* **WORK INSTRUCTION**
What lines below include the word "volatile"? Copy each one.

[Items from a data source]
● ● ● ● ● ● ●

struct KsAttnArgs {
    const AttnDecodeParams* params;
    float* split_buf;
    uint32_t* split_cnt;
    uint32_t split_min_keys, n_sp;
    const uint4* qs_o;
    const uint32_t* sc_o;
    uint32_t KC_o, NB2_o;
    float* parts_out;
    unsigned long long* trace;
    uint8_t head_of[64];
};
constexpr int kKsAttnBlock = 768;
template <int LPK, bool KVQ, int UO>
__device__ __forceinline__ void ks_attn_o_body(const KsAttnArgs& f, const uint32_t hx, const uint32_t sp, const DecodeHandoff* ho) {
    constexpr int DH = 4 * LPK, KPW = 64 / LPK, U = kAttnUnroll, HALF = DH / 2, CH = DH / 32, BLOCK = kKsAttnBlock;
    static_assert(DH % 32 == 0, "the head's rows of W_o are whole 32-k chunks");
    using Row = AttnRow<KVQ>;
    const uint32_t n_sp = f.n_sp;
    KS_STAMPS(ts, f.trace, hx == 0 && sp == 0);
    KS_STAMP(ts, 0);
    const uint32_t head = f.head_of[hx], c_o = head * CH;
    const uint32_t r16 = (threadIdx.x & 63) >> 4, i16 = threadIdx.x & 15, rho = 4 * (threadIdx.x >> 6) + r16;
    KsUnit uo[UO][CH];
#pragma unroll
    for (int j = 0; j < UO; j++) {
        const uint32_t gd = rho + j * (BLOCK / 16);
        const uint32_t gc = gd < f.NB2_o ? gd : f.NB2_o - 1;
#pragma unroll
        for (int c = 0; c < CH; c++) uo[j][c] = ks_load(f.qs_o, f.sc_o, f.KC_o, gc, c_o + c, i16);
    }
    static_assert(sizeof(AttnDecodeParams) == 248, "the bulk fetch below covers exactly 62 dwords");
    AttnDecodeParams P;
    {
        typedef uint32_t u32x16_t __attribute__((ext_vector_type(16)));
        typedef uint32_t u32x8_t __attribute__((ext_vector_type(8)));
        typedef uint32_t u32x4_t __attribute__((ext_vector_type(4)));
        typedef uint32_t u32x2_t __attribute__((ext_vector_type(2)));
        u32x16_t ra, rb, rc;
        u32x8_t rd;
        u32x4_t re;
        u32x2_t rf;
#if defined(__HIP_DEVICE_COMPILE__)
        const AttnDecodeParams* const rec = f.params + hx;
        asm volatile("s_load_dwordx16 %0, %6, 0x0\n\ts_load_dwordx16 %1, %6, 0x40\n\ts_load_dwordx16 %2, %6, 0x80\n\t"
                     "s_load_dwordx8 %3, %6, 0xc0\n\ts_load_dwordx4 %4, %6, 0xe0\n\ts_load_dwordx2 %5, %6, 0xf0\n\ts_waitcnt lgkmcnt(0)"
                     : "=&s"(ra), "=&s"(rb), "=&s"(rc), "=&s"(rd), "=&s"(re), "=&s"(rf)
                     : "s"(rec)
                     : "memory");
#else
        ra = rb = rc = u32x16_t{}, rd = u32x8_t{}, re = u32x4_t{}, rf = u32x2_t{};
#endif
        char* const dst = (char*)&P;
        __builtin_memcpy(dst, &ra, 64), __builtin_memcpy(dst + 64, &rb, 64), __builtin_memcpy(dst + 128, &rc, 64);
        __builtin_memcpy(dst + 192, &rd, 32), __builtin_memcpy(dst + 224, &re, 16), __builtin_memcpy(dst + 240, &rf, 8);
    }
    const AttentionParams& p = P.att;
    KS_STAMP(ts, 1);
    __shared__ __attribute__((aligned(8))) float part_ml[2 * (BLOCK / 64)];
    __shared__ float4 part_acc[(BLOCK / 64) * LPK];
    __shared__ __attribute__((aligned(16))) float o_lds[DH];
    __shared__ uint32_t last_flag;
    const uint32_t tid = threadIdx.x, lane = tid & 63, w = tid >> 6;
    const uint32_t slot = lane / LPK, li = lane % LPK, d0 = 4 * li, pair = d0 & (HALF - 1);
    const bool is_hi = d0 >= (uint32_t)HALF;
    const uint32_t seq_kv = KVQ ? min(ldgu(p.dyn_seq_kv), P.kvq_cols) : ldgu(p.dyn_seq_kv), dk = ldgu(P.dyn_k_off), dv = ldgu(P.dyn_v_off);
    const uint32_t d2_off = head * DH;
    float4 q_own, q_par, k_own, k_par, v_new;
    if (!ho) {
        q_own = ldg4(P.q_src + d0), q_par = ldg4(P.q_src + (d0 ^ HALF));
        k_own = ldg4(P.k_src + d0), k_par = ldg4(P.k_src + (d0 ^ HALF));
        v_new = ldg4(P.v_src + d0);
    }
    const float4 q_c = ldg4(P.q_cs + pair), q_s = ldg4(P.q_cs + HALF + pair);
    const float4 k_c = ldg4(P.k_cs + pair), k_s = ldg4(P.k_cs + HALF + pair);
    uint32_t n_active = 1, k_begin = 0, k_end = seq_kv;
    if (n_sp > 1) {
        n_active = seq_kv / f.split_min_keys;
        n_active = n_active < 1 ? 1 : (n_active > n_sp ? n_sp : n_active);
        if (sp >= n_active) {
            if (ho && tid == 0) {
                uint32_t* const seen = ho->seen + (hx * n_sp + sp) * 3;
                seen[0] += ho->need, seen[1] += ho->need, seen[2] += ho->need;
            }
            return;
        }
        const uint32_t chunk = (seq_kv + n_active - 1) / n_active;
        k_begin = min(sp * chunk, seq_kv), k_end = min(k_begin + chunk, seq_kv);
    }
    const uint32_t n_keys = k_end - k_begin;
    uint32_t NW = (n_keys + KPW * U - 1) / (KPW * U);
    NW = NW < 1 ? 1 : (NW > (uint32_t)(BLOCK / 64) ? (uint32_t)(BLOCK / 64) : NW);
    const uint32_t keys_per_iter = KPW * NW, step_keys = keys_per_iter * U, last = k_end ? k_end - 1 : 0;
    constexpr uint32_t BPC = DH / 32;
    const int8_t* const kq = (const int8_t*)P.k_cache + d0;
    const int8_t* const vq = (const int8_t*)P.v_cache + d0;
    const float* const ksc = P.k_cache + (uint64_t)P.kvq_cols * DH / 4 + d0 / 32;
    const float* const vsc = P.v_cache + (uint64_t)P.kvq_cols * DH / 4 + d0 / 32;
// ... 158 lines not shown
                pa[q] = part_acc[wc * LPK + li];
            }
            M = fmaxf(M, __int_as_float(__builtin_amdgcn_mov_dpp(__float_as_int(M), 0xB1, 0xF, 0xF, true)));
            M = fmaxf(M, __int_as_float(__builtin_amdgcn_mov_dpp(__float_as_int(M), 0x4E, 0xF, 0xF, true)));
            M = fmaxf(M, __int_as_float(__builtin_amdgcn_mov_dpp(__float_as_int(M), 0x141, 0xF, 0xF, true)));
            M = fmaxf(M, __int_as_float(__builtin_amdgcn_mov_dpp(__float_as_int(M), 0x140, 0xF, 0xF, true)));
            M = __int_as_float(__builtin_amdgcn_readfirstlane(__float_as_int(M)));
            r = SoftState{M, 0.f, make_float4(0.f, 0.f, 0.f, 0.f)};
#pragma unroll
            for (int q = 0; q < NPS; q++) {
                const bool live = slot + q * KPW < NW && ml[q].x > -INFINITY;
                const float fct = live ? expf(ml[q].x - M) : 0.0f;
                r.l += ml[q].y * fct;
                r.acc.x += pa[q].x * fct, r.acc.y += pa[q].y * fct, r.acc.z += pa[q].z * fct, r.acc.w += pa[q].w * fct;
            }
            slots_sum<LPK>(r);
        }
        bool is_last = true;
        if (n_active > 1) {
            constexpr uint32_t REC = DH + 4;
            float* const head_buf = f.split_buf + (uint64_t)hx * n_sp * REC;
            float* const mine = head_buf + (uint64_t)sp * REC;
            if (lane < LPK) {
                if (lane == 0) split_put(mine, r.m, r.l);
                split_put(mine + 4 + 4 * lane, r.acc.x, r.acc.y);
                split_put(mine + 4 + 4 * lane + 2, r.acc.z, r.acc.w);
            }
            asm volatile("s_waitcnt vmcnt(0)" ::: "memory");
            uint32_t old = 0;
            if (lane == 0) old = __hip_atomic_fetch_add((gu32*)(f.split_cnt + hx), 1u, __ATOMIC_RELAXED, __HIP_MEMORY_SCOPE_AGENT);
            old = __shfl(old, 0, 64);
            is_last = old == n_active - 1;
            if (is_last) {
                __builtin_amdgcn_fence(__ATOMIC_ACQUIRE, "wavefront");
                r = SoftState{-INFINITY, 0.f, make_float4(0.f, 0.f, 0.f, 0.f)};
                for (uint32_t c = slot; c < n_active; c += KPW) {
                    const float* rec = head_buf + (uint64_t)c * REC;
                    float om, ol;
                    float4 oa;
                    split_get(rec, om, ol);
                    split_get(rec + 4 + 4 * li, oa.x, oa.y);
                    split_get(rec + 4 + 4 * li + 2, oa.z, oa.w);
                    soft_merge(r, om, ol, oa);
                }
                slots_merge<LPK>(r);
                if (lane == 0) __hip_atomic_store((gu32*)(f.split_cnt + hx), 0u, __ATOMIC_RELAXED, __HIP_MEMORY_SCOPE_AGENT);
            }
        }
        if (is_last && lane < LPK) {
            const float inv_l = r.l > 0.f ? 1.0f / r.l : 0.0f;
            const float4 o = make_float4(r.acc.x * inv_l, r.acc.y * inv_l, r.acc.z * inv_l, r.acc.w * inv_l);
            stg4(p.dst + 4 * lane, o);
            float* const d2 = p.dst2 + (uint64_t)d2_off + 4 * lane;
            stg4(d2, o);
            *(float4*)(o_lds + 4 * lane) = o;
        }
        if (lane == 0) last_flag = is_last ? 1u : 0u;
    }
    KS_STAMP(ts, 4);
    ks_barrier();
    if (!last_flag) return;
    if (4 * w >= f.NB2_o) return;
#pragma unroll
    for (int j = 0; j < UO; j++) {
        const uint32_t gd = rho + j * (BLOCK / 16);
        const bool ok = gd < f.NB2_o;
        float a0 = 0.f, a1 = 0.f, a2 = 0.f, a3 = 0.f;
#pragma unroll
        for (int c = 0; c < CH; c++) ks_fma(uo[j][c], o_lds[32 * c + i16], o_lds[32 * c + 16 + i16], ok, a0, a1, a2, a3);
        if (ok) f.parts_out[(uint64_t)head * (16 * f.NB2_o) + gd * 16 + i16] = (a0 + a1) + (a2 + a3);
    }
    KS_STAMP(ts, 5);
    KS_FLUSH(ts, f.trace);
}
template <int LPK, bool KVQ, int UO>
__global__ void __launch_bounds__(kKsAttnBlock) ks_attn_o_kernel(KsAttnArgs f) {
    ks_attn_o_body<LPK, KVQ, UO>(f, blockIdx.x, blockIdx.y, nullptr);
}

● ● ● ● ● ● ●

* **REPLY**
        asm volatile("s_load_dwordx16 %0, %6, 0x0\n\ts_load_dwordx16 %1, %6, 0x40\n\ts_load_dwordx16 %2, %6, 0x80\n\t"
            asm volatile("s_waitcnt vmcnt(0)" ::: "memory");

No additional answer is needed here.